_Task directions_
Work out how many lines in the entries below include the word "volatile", and give only that figure.
#### Records for this task
+  const int warp = threadIdx.x >> 5;
+  if (warp == 0 && ptx::elect_one()) {
     ptx::prefetch_tmap(&tmap_qkv);
-    ptx::mbar_init(q_full, 1);
-#pragma unroll
-    for (int i = 0; i < kMaxKB; ++i)
-      if (i < npre) ptx::mbar_init(&kv_full[i], 1);
+    for (int i = 0; i < 2; ++i) {
+      ptx::mbar_init(&q_full[i], 1);
+      ptx::mbar_init(&q_empty[i], 2);
+    }
+    for (int s = 0; s < kStages; ++s) {
+      ptx::mbar_init(&kv_full[s], 1);
+      ptx::mbar_init(&kv_empty[s], 2);
+    }
     ptx::fence_mbar_init();
-    ptx::mbar_arrive_expect_tx(q_full, kTileBytes);
-    ptx::tma_load_2d(sQ, &tmap_qkv, q_full, h * p.dk, row0 + qt * 128);
-#pragma unroll
-    for (int kb = 0; kb < kMaxKB; ++kb)
-      if (kb < npre) issue_block(kb, kb);
   }
   __syncthreads();
 
-  const int warp = threadIdx.x >> 5, lane = threadIdx.x & 31;
+  if (warp < 4) {
+    ptx::setmaxnreg_dec<24>();
+    if (warp == 0 && ptx::elect_one()) {
+      int qs = 0, st = 0;
+      uint32_t qph = 0, kph = 0;
+      ItemLens next = item_lens(p, blockIdx.x);
+      for (int item = blockIdx.x; item < p.n_items; item += gridDim.x) {
+        const ItemLens lens = next;
+        next = item_lens(p, item + gridDim.x);
+        Item it;
+        if (!item_at(p, item, lens, it)) continue;
+        ptx::mbar_wait(&q_empty[qs], qph ^ 1);
+        ptx::mbar_arrive_expect_tx(&q_full[qs], kTileBytes);
+        ptx::tma_load_2d(sQ + qs * kTileBytes, &tmap_qkv, &q_full[qs], it.h * p.dk, it.row0 + it.qt * 128);
+        if (++qs == 2) { qs = 0; qph ^= 1; }
+        for (int kb = 0; kb < it.nk; ++kb) {
+          ptx::mbar_wait(&kv_empty[st], kph ^ 1);
+          ptx::mbar_arrive_expect_tx(&kv_full[st], 2 * kTileBytes);
+          ptx::tma_load_2d(sK + st * kTileBytes, &tmap_qkv, &kv_full[st], p.ld_out + it.h * p.dk, it.row0 + kb * 128);
+          ptx::tma_load_2d(sV + st * kTileBytes, &tmap_qkv, &kv_full[st], 2 * p.ld_out + it.h * p.dk, it.row0 + kb * 128);
+          if (++st == kStages) { st = 0; kph ^= 1; }
+        }
+      }
+    }
+    return;
+  }
+
+  ptx::setmaxnreg_inc<240>();
+  const int wg = (warp >> 2) - 1;
+  const int ctid = threadIdx.x - 128;
+  const int lane = threadIdx.x & 31;
   const int g = lane >> 2, t4 = lane & 3;
-  uint32_t qa[KS][4];
-  ptx::mbar_wait(q_full, 0);
-#pragma unroll
-  for (int kk = 0; kk < KS; ++kk)
-    ptx::ldsm_x4(ptx::smem_u32(sQ) + ptx::sw128_off(warp * 16 + (lane & 15), kk * 16 + (lane >> 4) * 8), qa[kk][0], qa[kk][1],
-                 qa[kk][2], qa[kk][3]);
-
-  float o[2 * KS][4];
-#pragma unroll
-  for (int i = 0; i < 2 * KS; ++i) o[i][0] = o[i][1] = o[i][2] = o[i][3] = 0.f;
-  float mc[2] = {0.f, 0.f};
-  float sum[2] = {0.f, 0.f};
-
-  for (int kb = 0; kb < nk; ++kb) {
-    const int nvalid = max(min(klen - kb * 128, 128), 0);
-    const int st = kb % kMaxKB;
-    ptx::mbar_wait(&kv_full[st], (kb / kMaxKB) & 1);
-    uint8_t* kt = sK + st * kTileBytes;
-    uint8_t* vt = sV + st * kTileBytes;
-    if (nvalid < 128) {
-      __syncthreads();
-      for (int i = threadIdx.x; i < (128 - nvalid) * 8; i += kThreads)
-        reinterpret_cast<uint4*>(vt + nvalid * 128)[i] = make_uint4(0u, 0u, 0u, 0u);
-      __syncthreads();
-    }
-    const int nch = (nvalid + 15) >> 4;
-
-    float s[16][4];
-#pragma unroll
-    for (int j = 0; j < 8; ++j) {
-      s[2 * j][0] = s[2 * j][1] = s[2 * j][2] = s[2 * j][3] = 0.f;
-      s[2 * j + 1][0] = s[2 * j + 1][1] = s[2 * j + 1][2] = s[2 * j + 1][3] = 0.f;
-      if (j < nch) {
-#pragma unroll
-        for (int kk = 0; kk < KS; ++kk) {
-          uint32_t b0, b1, b2, b3;
-          ptx::ldsm_x4(ptx::smem_u32(kt) + ptx::sw128_off(16 * j + (lane & 7) + ((lane >> 4) << 3), kk * 16 + ((lane >> 3) & 1) * 8),
-                       b0, b1, b2, b3);
-          ptx::mma_16816(s[2 * j], qa[kk], b0, b1);
-          ptx::mma_16816(s[2 * j + 1], qa[kk], b2, b3);
-        }
-      }
-    }
-
-    float bm[2] = {-INFINITY, -INFINITY};
-#pragma unroll
-    for (int i = 0; i < 16; ++i) {
-#pragma unroll
-      for (int e = 0; e < 4; ++e)
-        if (8 * i + 2 * t4 + (e & 1) < nvalid) bm[e >> 1] = fmaxf(bm[e >> 1], s[i][e]);
-    }
-#pragma unroll
-    for (int r = 0; r < 2; ++r) {
-      bm[r] = fmaxf(bm[r], __shfl_xor_sync(0xffffffffu, bm[r], 1));
-      bm[r] = fmaxf(bm[r], __shfl_xor_sync(0xffffffffu, bm[r], 2));
-      const float bml = bm[r] * p.scale_log2;
-      if (kb == 0) {
-        mc[r] = bm[r] == -INFINITY ? 0.f : bml;
-      } else if (bml > mc[r] + kLazyLog2) {
-        const float corr = ex2(mc[r] - bml);
-        mc[r] = bml;
-        sum[r] *= corr;
-#pragma unroll
-        for (int i = 0; i < 2 * KS; ++i) {
-          o[i][2 * r] *= corr;
-          o[i][2 * r + 1] *= corr;
-        }
-      }
-    }
-
-#pragma unroll
-    for (int j = 0; j < 8; ++j) {
-      if (j < nch) {
-        uint32_t pa[4];
+  const bool wg_leader = (threadIdx.x & 127) == 0;
+  const int lrow = wg * 64 + (warp & 3) * 16 + g;
+  int qs = 0, st = 0;
+  uint32_t qph = 0, kph = 0;
+  ItemLens next = item_lens(p, blockIdx.x);
+  for (int item = blockIdx.x; item < p.n_items; item += gridDim.x) {
+    const ItemLens lens = next;
+    next = item_lens(p, item + gridDim.x);
+    Item it;
+    if (!item_at(p, item, lens, it)) continue;
+    ptx::mbar_wait(&q_full[qs], qph);
+    const uint32_t q_addr = ptx::smem_u32(sQ + qs * kTileBytes + wg * 64 * 128);
+
+    float o[8 * KS];
+#pragma unroll
+    for (int i = 0; i < 8 * KS; ++i) o[i] = 0.f;
+    float mc[2] = {0.f, 0.f};
+    float sum[2] = {0.f, 0.f};
+
+    auto issue_s = [&](float* s, int stage) {
+      const uint32_t k_addr = ptx::smem_u32(sK + stage * kTileBytes);
+      ptx::wgmma_fence();
+#pragma unroll
+      for (int kk = 0; kk < KS; ++kk)
+        ptx::wgmma_m64n128k16_f16(s, ptx::make_wgmma_desc_sw128(q_addr + kk * 32), ptx::make_wgmma_desc_sw128(k_addr + kk * 32),
+                                  kk != 0 ? 1u : 0u);
+      ptx::wgmma_commit();
+    };
+    auto block = [&](int kb, float* s, float* s_next) {
+      int nst = st + 1;
+      uint32_t nph = kph;
+      if (nst == kStages) { nst = 0; nph ^= 1; }
+      if (kb + 1 < it.nk) {
+        ptx::mbar_wait(&kv_full[nst], nph);
+        issue_s(s_next, nst);
+      }
+      const int nvalid = max(min(it.klen - kb * 128, 128), 0);
+
+      float bm[2] = {-INFINITY, -INFINITY};
+#pragma unroll
+      for (int i = 0; i < 16; ++i) {
+#pragma unroll
+        for (int e = 0; e < 4; ++e)
+          if (8 * i + 2 * t4 + (e & 1) < nvalid) bm[e >> 1] = fmaxf(bm[e >> 1], s[4 * i + e]);
+      }
+#pragma unroll
+      for (int r = 0; r < 2; ++r) {
+        bm[r] = fmaxf(bm[r], __shfl_xor_sync(0xffffffffu, bm[r], 1));
+        bm[r] = fmaxf(bm[r], __shfl_xor_sync(0xffffffffu, bm[r], 2));
+        const float bml = bm[r] * p.scale_log2;
+        if (kb == 0) {
+          mc[r] = bm[r] == -INFINITY ? 0.f : bml;
+        } else if (bml > mc[r] + kLazyLog2) {
+          const float corr = ex2(mc[r] - bml);
+          mc[r] = bml;
+          sum[r] *= corr;
+#pragma unroll
+          for (int i = 0; i < 2 * KS; ++i) {
+            o[4 * i + 2 * r] *= corr;
+            o[4 * i + 2 * r + 1] *= corr;
+          }
+        }
+      }
+
+      uint32_t pa[32];
+#pragma unroll
+      for (int j = 0; j < 8; ++j) {
 #pragma unroll
         for (int u = 0; u < 2; ++u) {
 #pragma unroll
           for (int r = 0; r < 2; ++r) {
             const int key = 16 * j + 8 * u + 2 * t4;
-            const float p0 = key < nvalid ? ex2(fmaf(s[2 * j + u][2 * r], p.scale_log2, -mc[r])) : 0.f;
-            const float p1 = key + 1 < nvalid ? ex2(fmaf(s[2 * j + u][2 * r + 1], p.scale_log2, -mc[r])) : 0.f;
+            const float p0 = key < nvalid ? ex2(fmaf(s[4 * (2 * j + u) + 2 * r], p.scale_log2, -mc[r])) : 0.f;
+            const float p1 = key + 1 < nvalid ? ex2(fmaf(s[4 * (2 * j + u) + 2 * r + 1], p.scale_log2, -mc[r])) : 0.f;
             const __half2 hh = __floats2half2_rn(p0, p1);
             const float2 pr = __half22float2(hh);
             sum[r] += pr.x + pr.y;
-            pa[2 * u + r] = *reinterpret_cast<const uint32_t*>(&hh);
+            pa[4 * j + 2 * u + r] = *reinterpret_cast<const uint32_t*>(&hh);
           }
         }
-#pragma unroll
-        for (int dd = 0; dd < KS; ++dd) {
-          uint32_t b0, b1, b2, b3;
-          ptx::ldsm_x4_t(ptx::smem_u32(vt) + ptx::sw128_off(16 * j + (lane & 7) + (((lane >> 3) & 1) << 3), dd * 16 + ((lane >> 4) << 3)),
-                         b0, b1, b2, b3);
-          ptx::mma_16816(o[2 * dd], pa, b0, b1);
-          ptx::mma_16816(o[2 * dd + 1], pa, b2, b3);
-        }
-      }
-    }
-    if (kb + kMaxKB < nk) {
-      __syncthreads();
-      if (threadIdx.x == 0) issue_block(kb + kMaxKB, st);
-    }
-  }
-
-#pragma unroll
-  for (int r = 0; r < 2; ++r) {
-    sum[r] += __shfl_xor_sync(0xffffffffu, sum[r], 1);
-    sum[r] += __shfl_xor_sync(0xffffffffu, sum[r], 2);
-    const float inv = sum[r] > 0.f ? 1.0f / sum[r] : 0.f;
-    const int q = qt * 128 + warp * 16 + g + 8 * r;
-    if (q < qlim) {
-      __half* dst = p.out + (static_cast<size_t>(row0) + q) * p.ld_out + h * p.dk + 2 * t4;
-#pragma unroll
-      for (int i = 0; i < 2 * KS; ++i) {
-        const __half2 hh = __floats2half2_rn(o[i][2 * r] * inv, o[i][2 * r + 1] * inv);
-        *reinterpret_cast<__half2*>(dst + 8 * i) = hh;
+      }
+
+      uint8_t* vt = sV + st * kTileBytes;
+      if (nvalid < 128) {
+        for (int i = ctid; i < (128 - nvalid) * 8; i += 256) reinterpret_cast<uint4*>(vt + nvalid * 128)[i] = make_uint4(0u, 0u, 0u, 0u);
+        ptx::fence_proxy_async_smem();
+        ptx::named_bar_sync<256>(1);
+      }
+
+      const uint32_t v_addr = ptx::smem_u32(vt);
+      ptx::wgmma_fence();
+#pragma unroll
+      for (int j = 0; j < 8; ++j) ptx::wgmma_m64nNk16_f16_rs_tb<16 * KS>(o, pa + 4 * j, ptx::make_wgmma_desc_sw128(v_addr + j * 16 * 128));
+      ptx::wgmma_commit();
+      ptx::wgmma_wait<0>();
+#pragma unroll
+      for (int i = 0; i < 8 * KS; ++i) asm volatile("" : "+f"(o[i])::"memory");
+#pragma unroll
+      for (int i = 0; i < 64; ++i) asm volatile("" : "+f"(s_next[i])::"memory");
+      if (wg_leader) ptx::mbar_arrive(&kv_empty[st]);
+      st = nst;
+      kph = nph;
+    };
+
+    float sa[64], sb[64];
+    ptx::mbar_wait(&kv_full[st], kph);
+    issue_s(sa, st);
+    ptx::wgmma_wait<0>();
+#pragma unroll
+    for (int i = 0; i < 64; ++i) asm volatile("" : "+f"(sa[i])::"memory");
+    for (int kb = 0; kb < it.nk; kb += 2) {
+      block(kb, sa, sb);
+      if (kb + 1 < it.nk) block(kb + 1, sb, sa);
+    }
+    if (wg_leader) ptx::mbar_arrive(&q_empty[qs]);
+    if (++qs == 2) { qs = 0; qph ^= 1; }
+
+#pragma unroll
+    for (int r = 0; r < 2; ++r) {
+      sum[r] += __shfl_xor_sync(0xffffffffu, sum[r], 1);
+      sum[r] += __shfl_xor_sync(0xffffffffu, sum[r], 2);
+      const float inv = sum[r] > 0.f ? 1.0f / sum[r] : 0.f;
+      const int q = it.qt * 128 + lrow + 8 * r;
+      if (q < it.qlim) {
+        __half* dst = p.out + (static_cast<size_t>(it.row0) + q) * p.ld_out + it.h * p.dk + 2 * t4;
+#pragma unroll
+        for (int i = 0; i < 2 * KS; ++i) {
+          const __half2 hh = __floats2half2_rn(o[4 * i + 2 * r] * inv, o[4 * i + 2 * r + 1] * inv);
+          *reinterpret_cast<__half2*>(dst + 8 * i) = hh;
+        }
       }
     }
   }
 }
 
 template <int KS>
-int launch_ks(const CUtensorMap* tmap_qkv, const AttnParams& p, int B, int H, cudaStream_t s) {
-  const int smem = (1 + 2 * (p.nkb < kMaxKB ? p.nkb : kMaxKB)) * kTileBytes + kBarBytes + 1024;
+int launch_ks(const CUtensorMap* tmap_qkv, const AttnParams& p, cudaStream_t s) {
+  auto kern = attention_kernel<KS>;
   static PerDeviceOnce attr_once;
-  if (attr_once.first() &&
-      cudaFuncSetAttribute(attention_kernel<KS>, cudaFuncAttributeMaxDynamicSharedMemorySize, (1 + 2 * kMaxKB) * kTileBytes + kBarBytes + 1024) !=
-          cudaSuccess)
+  if (attr_once.first() && cudaFuncSetAttribute(kern, cudaFuncAttributeMaxDynamicSharedMemorySize, kSmemBytes) != cudaSuccess) return -2;
+  int dev = 0, sms = 0, per_sm = 0;
+  if (cudaGetDevice(&dev) != cudaSuccess || cudaDeviceGetAttribute(&sms, cudaDevAttrMultiProcessorCount, dev) != cudaSuccess ||
+      cudaOccupancyMaxActiveBlocksPerMultiprocessor(&per_sm, kern, kThreads, kSmemBytes) != cudaSuccess || per_sm <= 0)
     return -2;
-  return launch_k(attention_kernel<KS>, dim3(p.nkb, H, B), dim3(kThreads), smem, s, *tmap_qkv, p) == cudaSuccess ? 0 : -2;
+  const int grid = p.n_items < sms * per_sm ? p.n_items : sms * per_sm;
+  return launch_k(kern, dim3(grid), dim3(kThreads), kSmemBytes, s, *tmap_qkv, p) == cudaSuccess ? 0 : -2;
 }
 
 }
@@ -210,6 +273,8 @@
   AttnParams p;
   p.T = T;
   p.nkb = nkb;
+  p.H = H;
+  p.n_items = B * H * nkb;
   p.klen = klen;
   p.cu = cu;
   p.out = out;
@@ -217,10 +282,10 @@
   p.dk = dk;
   p.scale_log2 = 1.4426950408889634f / sqrtf(static_cast<float>(dk));
   switch (dk / 16) {
-    case 1: return launch_ks<1>(tmap_qkv, p, B, H, s);
-    case 2: return launch_ks<2>(tmap_qkv, p, B, H, s);
-    default: return launch_ks<3>(tmap_qkv, p, B, H, s);
-  }
-}
-
-}
+    case 1: return launch_ks<1>(tmap_qkv, p, s);
+    case 2: return launch_ks<2>(tmap_qkv, p, s);
+    default: return launch_ks<3>(tmap_qkv, p, s);
+  }
+}
+
+}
########
_Reply to the exercise_
3